Search the data below for the word "wscale" and report how many lines contain it. Nothing but the number is needed.
#####
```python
def _predict_members(model: X3Model, ws: "_Workspace", x: torch.Tensor, G: int, eps: float, mom: float,
                     logits: bool) -> torch.Tensor:
    spec, o = model.spec, _ops()
    n = x.shape[0]
    per_member = G > 1
    ps = CH[1:] if per_member else [0] * 6
    o.zero_buffers([ws.stats[l][: G * STAT_SLOTS * 2 * CH[l + 1]] for l in range(5)])
    g, b, mm, mv = model.bn[5]
    o.x3_aff(None, g, b, mm, mv, ws.aff[5], CH[6], G, ps[5], False, 1, 1.0, eps, mom, 1.0, None)
    o.x3_l1(x, model.w1, model.b1, ws.r1, ws.stats[0], n, G, None)
    for l in range(1, 6):
        g, b, mm, mv = model.bn[l - 1]
        o.x3_aff(ws.stats[l - 1], g, b, mm, mv, ws.aff[l - 1], CH[l], G, ps[l - 1], False, 1, 1.0, eps, mom, 1.0,
                 None, ws.gscale[l - 1], True)
        src = ws.r1 if l == 1 else ws.buf[(l - 2) % 2]
        dst = ws.sums if l == 5 else ws.buf[(l - 1) % 2]
        wstride = model.wfrag[l].shape[1] // 8 if per_member else 0
        o.x3_layer(l, src, dst, model.wfrag[l], wstride, model.bias[l], model.wscale[l], ps[l],
                   ws.aff[l - 1], 2 * CH[l] if per_member else 0, ws.stats[l] if l < 5 else None, n, G, False, 0, 0,
                   0, 0, 0, 0, None, None, None, ws.gscale[l - 1], False, False)
    o.x3_head(ws.sums, ws.aff[5], 2 * CH[6] if per_member else 0, model.dw, model.db, CH[6] if per_member else 0,
              ws.out, n, G, bool(logits))
    return ws.out[: G * n].view(G, 1, n).clone()


def split_f16(a: torch.Tensor):
    hi = a.half()
    lo = (a - hi.float()).half()
    return hi, lo


def emulate_conv(h: torch.Tensor, fr: torch.Tensor, wscale: float, k: int, cin: int, cout: int) -> torch.Tensor:
    from ..models.reference import conv1d_same

    nch, nct = cin // CK, cout // 16
    v = fr.reshape(nch, k, nct, 2, 4, 16, 8).double()
    whi = v[:, :, :, 0].permute(1, 0, 3, 5, 2, 4).reshape(k, cin, cout)
    wlo = v[:, :, :, 1].permute(1, 0, 3, 5, 2, 4).reshape(k, cin, cout)
    ah, al = split_f16(h.float())
    ah, al = ah.double(), al.double()
    z = torch.zeros(cout, dtype=torch.float64)
    y = conv1d_same(ah, whi, z) + conv1d_same(ah, wlo, z) + conv1d_same(al, whi, z)
    return y * wscale
```

Baseline: 62120 windows/s.

## Add dense-row tiling for conv blocks 2-5 that packs timesteps across window boundaries

Adds a dense-row variant of the conv layer kernel. Each tile covers a contiguous run of timestep rows across windows (64*S rows), instead of S whole 60-step windows padded to 64-row slots. This removes the wasted MFMA rows that come from padding each 60-step window to 64. The cost is extra staging of halo edges, per-row slot arithmetic, and more complex dropout key and mask handling in the epilogue. It is enabled by default for layers 1-4 in the batch-moment and ensemble paths.

```diff
diff --git a/uncertaintyquantification_sleepapnea_1dcnn_amd/csrc/x3_bindings.cpp b/uncertaintyquantification_sleepapnea_1dcnn_amd/csrc/x3_bindings.cpp
--- a/uncertaintyquantification_sleepapnea_1dcnn_amd/csrc/x3_bindings.cpp
+++ b/uncertaintyquantification_sleepapnea_1dcnn_amd/csrc/x3_bindings.cpp
@@ -6,12 +6,14 @@
 #include <hip/hip_runtime_api.h>
 
 #include "x3_args.h"
+#include "x3_dense_map.h"
 
 namespace apneauq {
 int x3_lds_bytes(int layer);
 int x3_tile_samples(int layer);
 int x3_wg_per_cu(int layer);
-hipError_t x3_launch_layer(int layer, const x3::LayerArgs& A, int grid, hipStream_t stream);
+bool x3_has_dense(int layer);
+hipError_t x3_launch_layer(int layer, const x3::LayerArgs& A, int grid, bool dense_rows, hipStream_t stream);
 hipError_t x3_launch_l1(const x3::L1Args& A, hipStream_t stream);
 hipError_t x3_launch_aff(const x3::AffArgs& A, hipStream_t stream);
 hipError_t x3_launch_head(const x3::HeadArgs& A, hipStream_t stream);
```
#####
### Response
3